Each ear filters sounds differently

Each ear filters sounds differently

Calculating a complete HRTF model for every individual in real time is not possible, since the data is primarily collected by placing microphones inside your ears as close to the canal as possible. And even then, to accurately generate aHRTF model unique to someone, the whole procedure ideally needs to be done in an anechoic chamber. This is obviously impractical, but general HRTF models can be used, which is what Aureal 3D did with A3D. In fact, in the original Aureal driver, you were asked to select your head size.

Charts courtesy of Ossic

Charts courtesy of Ossic

When sounds are played through the HRTFs, your brain gets tricks into identifying sound locations because the sound cues are modeled based on how they would have sounded in different directions. For a demo, put on a pair of headphones and play these demo videos from the original Aureal 3D driver disk:

Videos were uploaded by Toni Schnieder

So if creating accurate HRTFs are the way to go, how can Aureal and other 3D audio companies produce convincing sound based on averaged HRTFs? It turns out that the brain is pretty good at adapting. Initially, a person listening to audio using someone else's HRTFs won't be able to locate sounds. But after some time, the brain adapts and the brain learns the cues necessary to process direction.

So why do we need 3D audio to come back? Because of VR. With VR, you're no longer in front of an environment being displayed on a 2D screen, you're literally in the environment. Environmental sounds are supposed to be all around you now.

A few weeks ago I had the chance to visit Ossic VR's lab in downtown San Francisco. While there, I was given the chance to wear a prototype headphone that measured the properties of my head in order to generate a custom HRTF for me specifically.

Then, I strapped on a HTC Vive and played through a DOTA demo from Valve. The Vive was chosen specifically because of the ability to walk around in the virtual environment. In this way, you could really hear the sounds change in direction, volume, etc., as you moved around the room.

As the demo ran, I was clearly able to identify not only where sounds were coming from, but how close they were from me. Put simply, I felt much more immersed in the experience than I did with normal stereo sound. Immersion is a term that gets thrown around rather liberally, but in this case, it's completely legitimate.

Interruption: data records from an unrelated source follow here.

diff --git a/speech-editing-toolkit_amd/_lib.py b/speech-editing-toolkit_amd/_lib.py
--- a/speech-editing-toolkit_amd/_lib.py
+++ b/speech-editing-toolkit_amd/_lib.py
@@ -287,6 +287,7 @@
     "set_debug_split_phase_buffer": (C.c_int, [_V]),
     "set_debug_x3_phase_buffer": (C.c_int, [_V]),
     "set_debug_resblock_phase_buffer": (C.c_int, [_V]),
+    "set_debug_boundary_timeline": (C.c_int, [C.POINTER(C.c_uint64)]),
     "set_sizeof_diffnet_layer_bf16_bwd_args": (_I64, []),
     "set_diffnet_layer_bwd_bf16_tiles": (_I32, [_I32, _I32]),
     "set_diffnet_layer_bwd_bf16": (C.c_int, [C.POINTER(SetDiffnetLayerBf16BwdArgs), _V]),
diff --git a/speech-editing-toolkit_amd/csrc/boundary.hip b/speech-editing-toolkit_amd/csrc/boundary.hip
--- a/speech-editing-toolkit_amd/csrc/boundary.hip
+++ b/speech-editing-toolkit_amd/csrc/boundary.hip
@@ -157,7 +157,22 @@
     int32_t *err_flag;
 };
 
+#ifndef SET_BX_PROBE
+#define SET_BX_PROBE 0
+#endif
+__device__ uint64_t g_bx_timeline[16];
+#if SET_BX_PROBE
+#define BX_TS(k) { __builtin_amdgcn_sched_barrier(0); ts[k] = __builtin_amdgcn_s_memtime(); __builtin_amdgcn_sched_barrier(0); }
+#define BX_TS_OUT if (blockIdx.x == 1 && blockIdx.y == 1 && threadIdx.x == 0) { for (int k = 0; k < 10; ++k) g_bx_timeline[k] = ts[k]; }
+#else
+#define BX_TS(k)
+#define BX_TS_OUT
+#endif
 __global__ void __launch_bounds__(256, 2) diffnet_boundary_x2_kernel(BoundaryX2Args ax) {
+#if SET_BX_PROBE
+    uint64_t ts[10] = {};
+#endif
+    BX_TS(0)
     const BoundaryArgs &a = ax.g;
     extern __shared__ __attribute__((aligned(16))) unsigned char bl[];
     const int tid = threadIdx.x, lane = tid & 63;
@@ -198,6 +213,7 @@
         }
     }
     __syncthreads();
+    BX_TS(2)
     auto bfrag256 = [&](int ks, int cb) { return (unsigned)((cb * 32 + l31) * BX_XR + (ks * 16 + half * 8) * 2); };
     {
         const rsrc_t rw = make_rsrc(ax.w_skip_x2);
@@ -208,6 +224,7 @@
 #pragma unroll
             for (int cb = 0; cb < 2; ++cb) acc[i][cb] = (f32x16){0};
         bx_gemm<2>(acc, rw, lane16, 2 * w, DC / 16, DC / 16, bl, BX_PIECE, bfrag256);
+        BX_TS(3)
         __syncthreads();
 #pragma unroll
         for (int i = 0; i < 2; ++i)
@@ -232,6 +249,7 @@
                 }
     }
     __syncthreads();
+    BX_TS(4)
     float *xs = reinterpret_cast<float *>(bl);
     {
         const int rbn = (M + 31) / 32;
@@ -240,6 +258,7 @@
         xo[0][1] = (f32x16){0};
         const float inv = reinterpret_cast<const float *>(ax.w_outp_x2 + ((M + 31) / 32) * (DC / 16) * 1024)[1];
         if (w < rbn) bx_gemm<1>(xo, make_rsrc(ax.w_outp_x2), lane16, w, DC / 16, DC / 16, bl, BX_PIECE, bfrag256);
+        BX_TS(5)
         __syncthreads();
         if (w < 3) {
 #pragma unroll
@@ -252,6 +271,7 @@
         }
     }
     __syncthreads();
+    BX_TS(6)
     {
         const float c1 = a.coef4[0], c2 = a.coef4[1], sig = a.coef4[3] * expf(0.5f * a.coef4[2]);
         float *xb = a.x + (int64_t)b * M * T;
@@ -287,6 +307,7 @@
         return;
     }
     __syncthreads();
+    BX_TS(7)
     unsigned char *xp = bl + BX_PIECE;
     constexpr unsigned XP_PIECE = 64 * BX_PR;
     {
@@ -312,6 +333,7 @@
     }
     if (!(amax < 32768.0f) && ax.err_flag) __hip_atomic_store(ax.err_flag, 2, __ATOMIC_RELAXED, __HIP_MEMORY_SCOPE_AGENT);
     __syncthreads();
+    BX_TS(8)
     {
         const int ngin = ((M + 31) / 32) * 2;
         const float inv = reinterpret_cast<const float *>(ax.w_in_x2 + (DC / 32) * ngin * 1024)[1];
@@ -342,6 +364,14 @@
             }
         }
     }
+    BX_TS(9)
+    BX_TS_OUT
+}
+
+extern "C" int set_debug_boundary_timeline(uint64_t *host_ticks) {
+    SET_REQUIRE(host_ticks, "set_debug_boundary_timeline");
+    SET_HIP(hipMemcpyFromSymbol(host_ticks, HIP_SYMBOL(g_bx_timeline), 10 * sizeof(uint64_t)), "set_debug_boundary_timeline");
+    return SET_OK;
 }
 
 bool boundary_fusable(const SetDiffLoopArgs &a) {
diff --git a/speech-editing-toolkit_amd/csrc/conv_x2.hip b/speech-editing-toolkit_amd/csrc/conv_x2.hip
--- a/speech-editing-toolkit_amd/csrc/conv_x2.hip
+++ b/speech-editing-toolkit_amd/csrc/conv_x2.hip
@@ -2,6 +2,7 @@
 
 #include <type_traits>
 
+#include "boundary_x2.h"
 #include "common.h"
 
 typedef _Float16 cx_f16x8 __attribute__((ext_vector_type(8)));
@@ -347,6 +348,120 @@
     return set_check_launch("set_conv1d(f16x2)");
 }
 
+template <int NRB, bool NT>
+__global__ void __launch_bounds__(256, 2) proj_x2_kernel(const float *x, const unsigned short *wimg, const float *bias, float *out, int64_t in_bs,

Near the end of the demo, I heard a rumbling and cracking sound from behind and above where I was standing. When I turned around and looked up, the ceiling of the room began breaking apart. Moments later, I found myself taking a few steps back to avoid the monster breaking through the breach. I heard the event before I saw it. Without HRTFs, I would have heard the sounds coming from my side instead.

During a Steam Dev Days event in 2014, Oculus chief scientist Michael Abrash, who was at the time with Valve, spoke much about the aspect of "presence" as a critical level where one is convinced of realism and "being" in VR. Although Abrash spoke of presence in terms of the visual aspect of VR, it's clearly just as important to obtain the same "presence" in audio.

In case you're wondering, the Oculus Rift fully supports 3D audio as part of its API. It's clear that Oculus knows 3D audio is a critical part of VR immersion and presence, and we're hyped about how games are going to take advantage of this.

In a horror film, ambient sounds and creepy noises are half the movie. Have you ever tried watching a horror film in silence? It's not nearly as frightening. However, in a completely dark room where you're unable to see anything, hearing creepy sounds can really spook you, especially if they're coming from behind you.

There's no denying that 3D audio, when implemented with correct HRTFs, works really well. For the desktop gaming experience, it's an area that's been lacking attention for years, but it's coming back strong. Even though my experience was just a demo, the stimulus tricked me into behaving instinctively. In a VR game, that reaction could mean the difference between life and death.